** Collected data **

******************************

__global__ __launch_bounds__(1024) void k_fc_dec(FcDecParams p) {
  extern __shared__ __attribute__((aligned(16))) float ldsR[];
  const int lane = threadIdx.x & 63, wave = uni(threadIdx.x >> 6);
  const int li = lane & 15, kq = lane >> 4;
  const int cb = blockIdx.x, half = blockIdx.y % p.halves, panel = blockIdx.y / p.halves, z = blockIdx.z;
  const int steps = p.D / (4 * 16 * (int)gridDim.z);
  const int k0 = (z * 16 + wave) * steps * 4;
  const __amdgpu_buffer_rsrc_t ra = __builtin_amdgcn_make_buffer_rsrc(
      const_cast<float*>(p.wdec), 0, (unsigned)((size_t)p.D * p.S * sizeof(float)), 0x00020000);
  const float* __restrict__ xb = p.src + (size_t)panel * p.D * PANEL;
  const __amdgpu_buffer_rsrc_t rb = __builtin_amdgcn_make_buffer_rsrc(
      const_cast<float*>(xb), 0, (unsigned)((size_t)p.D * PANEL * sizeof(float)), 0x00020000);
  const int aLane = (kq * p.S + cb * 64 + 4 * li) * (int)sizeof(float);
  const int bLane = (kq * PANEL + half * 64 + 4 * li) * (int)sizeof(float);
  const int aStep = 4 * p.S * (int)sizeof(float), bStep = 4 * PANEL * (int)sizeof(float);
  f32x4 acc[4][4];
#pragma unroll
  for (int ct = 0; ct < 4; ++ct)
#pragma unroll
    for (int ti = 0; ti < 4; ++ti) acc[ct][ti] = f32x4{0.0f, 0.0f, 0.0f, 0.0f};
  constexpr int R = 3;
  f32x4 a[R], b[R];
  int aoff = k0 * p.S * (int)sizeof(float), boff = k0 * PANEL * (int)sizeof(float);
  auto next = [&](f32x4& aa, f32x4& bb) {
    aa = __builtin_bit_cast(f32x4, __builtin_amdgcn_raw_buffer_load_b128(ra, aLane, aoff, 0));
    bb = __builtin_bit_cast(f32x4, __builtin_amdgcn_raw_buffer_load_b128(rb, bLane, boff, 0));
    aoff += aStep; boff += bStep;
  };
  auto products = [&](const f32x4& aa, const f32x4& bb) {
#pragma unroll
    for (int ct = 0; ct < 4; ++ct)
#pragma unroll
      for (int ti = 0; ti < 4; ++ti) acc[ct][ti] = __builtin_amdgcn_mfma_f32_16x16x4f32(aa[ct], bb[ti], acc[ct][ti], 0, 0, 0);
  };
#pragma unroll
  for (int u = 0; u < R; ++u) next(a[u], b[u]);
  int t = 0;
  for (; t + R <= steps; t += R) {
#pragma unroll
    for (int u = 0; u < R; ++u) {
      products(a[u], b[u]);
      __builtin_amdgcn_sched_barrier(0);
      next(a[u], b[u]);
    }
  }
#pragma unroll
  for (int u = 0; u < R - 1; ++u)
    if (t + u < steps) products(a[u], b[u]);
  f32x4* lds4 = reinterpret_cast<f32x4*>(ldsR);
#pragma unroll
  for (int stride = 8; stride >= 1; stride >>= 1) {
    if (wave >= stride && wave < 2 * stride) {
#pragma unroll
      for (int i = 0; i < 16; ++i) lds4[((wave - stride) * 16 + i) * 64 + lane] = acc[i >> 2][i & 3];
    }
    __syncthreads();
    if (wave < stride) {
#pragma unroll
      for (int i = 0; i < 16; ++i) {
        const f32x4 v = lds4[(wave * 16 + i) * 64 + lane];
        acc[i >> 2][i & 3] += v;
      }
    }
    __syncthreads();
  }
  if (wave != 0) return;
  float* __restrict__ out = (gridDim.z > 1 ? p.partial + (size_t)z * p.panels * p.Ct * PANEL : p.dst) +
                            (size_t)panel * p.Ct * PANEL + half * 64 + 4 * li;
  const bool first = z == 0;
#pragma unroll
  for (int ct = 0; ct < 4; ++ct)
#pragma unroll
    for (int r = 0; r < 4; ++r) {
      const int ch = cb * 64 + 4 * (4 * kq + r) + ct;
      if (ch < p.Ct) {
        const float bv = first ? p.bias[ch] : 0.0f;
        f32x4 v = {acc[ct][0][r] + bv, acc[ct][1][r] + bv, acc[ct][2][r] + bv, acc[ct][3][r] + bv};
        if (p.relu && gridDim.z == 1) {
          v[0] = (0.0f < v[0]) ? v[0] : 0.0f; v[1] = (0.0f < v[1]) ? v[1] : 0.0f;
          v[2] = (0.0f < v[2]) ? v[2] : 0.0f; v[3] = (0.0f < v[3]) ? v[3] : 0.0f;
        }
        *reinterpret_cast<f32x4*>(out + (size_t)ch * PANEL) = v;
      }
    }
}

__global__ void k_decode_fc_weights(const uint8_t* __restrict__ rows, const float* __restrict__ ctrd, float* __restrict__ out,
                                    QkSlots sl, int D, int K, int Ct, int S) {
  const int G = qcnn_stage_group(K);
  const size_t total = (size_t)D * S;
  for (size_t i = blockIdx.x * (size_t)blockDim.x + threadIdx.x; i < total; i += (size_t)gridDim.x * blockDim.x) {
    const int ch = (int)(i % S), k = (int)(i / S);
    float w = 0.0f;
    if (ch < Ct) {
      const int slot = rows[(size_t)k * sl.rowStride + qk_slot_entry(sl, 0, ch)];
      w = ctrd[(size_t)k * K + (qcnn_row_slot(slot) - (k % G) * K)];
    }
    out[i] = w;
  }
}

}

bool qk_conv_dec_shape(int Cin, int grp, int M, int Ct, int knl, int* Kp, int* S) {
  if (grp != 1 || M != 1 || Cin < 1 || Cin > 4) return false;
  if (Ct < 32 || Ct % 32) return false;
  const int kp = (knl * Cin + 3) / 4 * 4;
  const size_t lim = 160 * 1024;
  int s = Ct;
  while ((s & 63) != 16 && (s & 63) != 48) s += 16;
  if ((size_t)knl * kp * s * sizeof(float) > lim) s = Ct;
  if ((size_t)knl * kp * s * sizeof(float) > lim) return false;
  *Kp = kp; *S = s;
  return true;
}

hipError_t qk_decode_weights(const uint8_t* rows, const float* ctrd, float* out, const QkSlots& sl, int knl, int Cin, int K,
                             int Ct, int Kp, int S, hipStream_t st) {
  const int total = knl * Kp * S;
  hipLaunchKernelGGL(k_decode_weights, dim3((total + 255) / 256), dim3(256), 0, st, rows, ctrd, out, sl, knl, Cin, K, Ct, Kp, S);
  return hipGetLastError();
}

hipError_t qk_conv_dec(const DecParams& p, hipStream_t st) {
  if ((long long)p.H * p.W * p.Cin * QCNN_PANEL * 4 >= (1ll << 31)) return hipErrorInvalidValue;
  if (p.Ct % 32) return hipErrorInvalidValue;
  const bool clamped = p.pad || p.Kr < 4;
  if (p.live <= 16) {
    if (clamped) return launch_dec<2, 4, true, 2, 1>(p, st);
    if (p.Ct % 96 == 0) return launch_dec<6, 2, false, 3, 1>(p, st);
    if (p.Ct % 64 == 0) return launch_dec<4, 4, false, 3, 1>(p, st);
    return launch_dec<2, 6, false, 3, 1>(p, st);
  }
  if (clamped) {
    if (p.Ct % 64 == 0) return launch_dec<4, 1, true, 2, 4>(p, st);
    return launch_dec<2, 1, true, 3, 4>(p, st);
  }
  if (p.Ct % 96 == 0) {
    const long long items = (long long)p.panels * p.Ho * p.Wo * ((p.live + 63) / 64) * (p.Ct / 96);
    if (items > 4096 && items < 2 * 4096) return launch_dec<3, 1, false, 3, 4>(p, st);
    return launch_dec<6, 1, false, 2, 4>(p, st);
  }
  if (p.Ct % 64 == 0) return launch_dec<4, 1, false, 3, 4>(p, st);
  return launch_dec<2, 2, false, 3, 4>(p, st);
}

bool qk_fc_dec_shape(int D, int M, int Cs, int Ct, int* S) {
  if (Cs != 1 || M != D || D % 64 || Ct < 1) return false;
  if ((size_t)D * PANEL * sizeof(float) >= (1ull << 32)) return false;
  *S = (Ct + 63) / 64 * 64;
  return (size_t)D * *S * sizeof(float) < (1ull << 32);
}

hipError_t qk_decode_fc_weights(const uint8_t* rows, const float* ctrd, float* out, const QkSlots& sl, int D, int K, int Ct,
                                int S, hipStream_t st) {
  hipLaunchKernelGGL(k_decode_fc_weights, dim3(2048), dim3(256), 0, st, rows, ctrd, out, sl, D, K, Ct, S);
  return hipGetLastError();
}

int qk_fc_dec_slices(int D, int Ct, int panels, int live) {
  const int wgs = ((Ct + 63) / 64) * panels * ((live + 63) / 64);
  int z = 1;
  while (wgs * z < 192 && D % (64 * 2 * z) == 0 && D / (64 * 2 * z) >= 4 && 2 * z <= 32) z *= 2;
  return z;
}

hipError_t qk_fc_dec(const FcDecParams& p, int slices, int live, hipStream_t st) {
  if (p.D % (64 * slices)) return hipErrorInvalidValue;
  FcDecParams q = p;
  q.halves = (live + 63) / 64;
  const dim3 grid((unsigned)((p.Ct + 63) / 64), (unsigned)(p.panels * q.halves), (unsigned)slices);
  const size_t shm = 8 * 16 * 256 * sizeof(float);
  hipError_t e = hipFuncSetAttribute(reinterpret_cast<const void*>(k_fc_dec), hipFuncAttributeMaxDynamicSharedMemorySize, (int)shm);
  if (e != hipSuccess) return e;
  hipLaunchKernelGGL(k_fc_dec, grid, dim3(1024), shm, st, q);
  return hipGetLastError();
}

******************************

** YOUR GOAL **
Look above for the line with "D, K, Ct, S);" and the line with "const size_t shm". Write out those two lines and all the lines between them, exactly, and no others.

** THE ANSWER **
  hipLaunchKernelGGL(k_decode_fc_weights, dim3(2048), dim3(256), 0, st, rows, ctrd, out, sl, D, K, Ct, S);
  return hipGetLastError();
}

int qk_fc_dec_slices(int D, int Ct, int panels, int live) {
  const int wgs = ((Ct + 63) / 64) * panels * ((live + 63) / 64);
  int z = 1;
  while (wgs * z < 192 && D % (64 * 2 * z) == 0 && D / (64 * 2 * z) >= 4 && 2 * z <= 32) z *= 2;
  return z;
}

hipError_t qk_fc_dec(const FcDecParams& p, int slices, int live, hipStream_t st) {
  if (p.D % (64 * slices)) return hipErrorInvalidValue;
  FcDecParams q = p;
  q.halves = (live + 63) / 64;
  const dim3 grid((unsigned)((p.Ct + 63) / 64), (unsigned)(p.panels * q.halves), (unsigned)slices);
  const size_t shm = 8 * 16 * 256 * sizeof(float);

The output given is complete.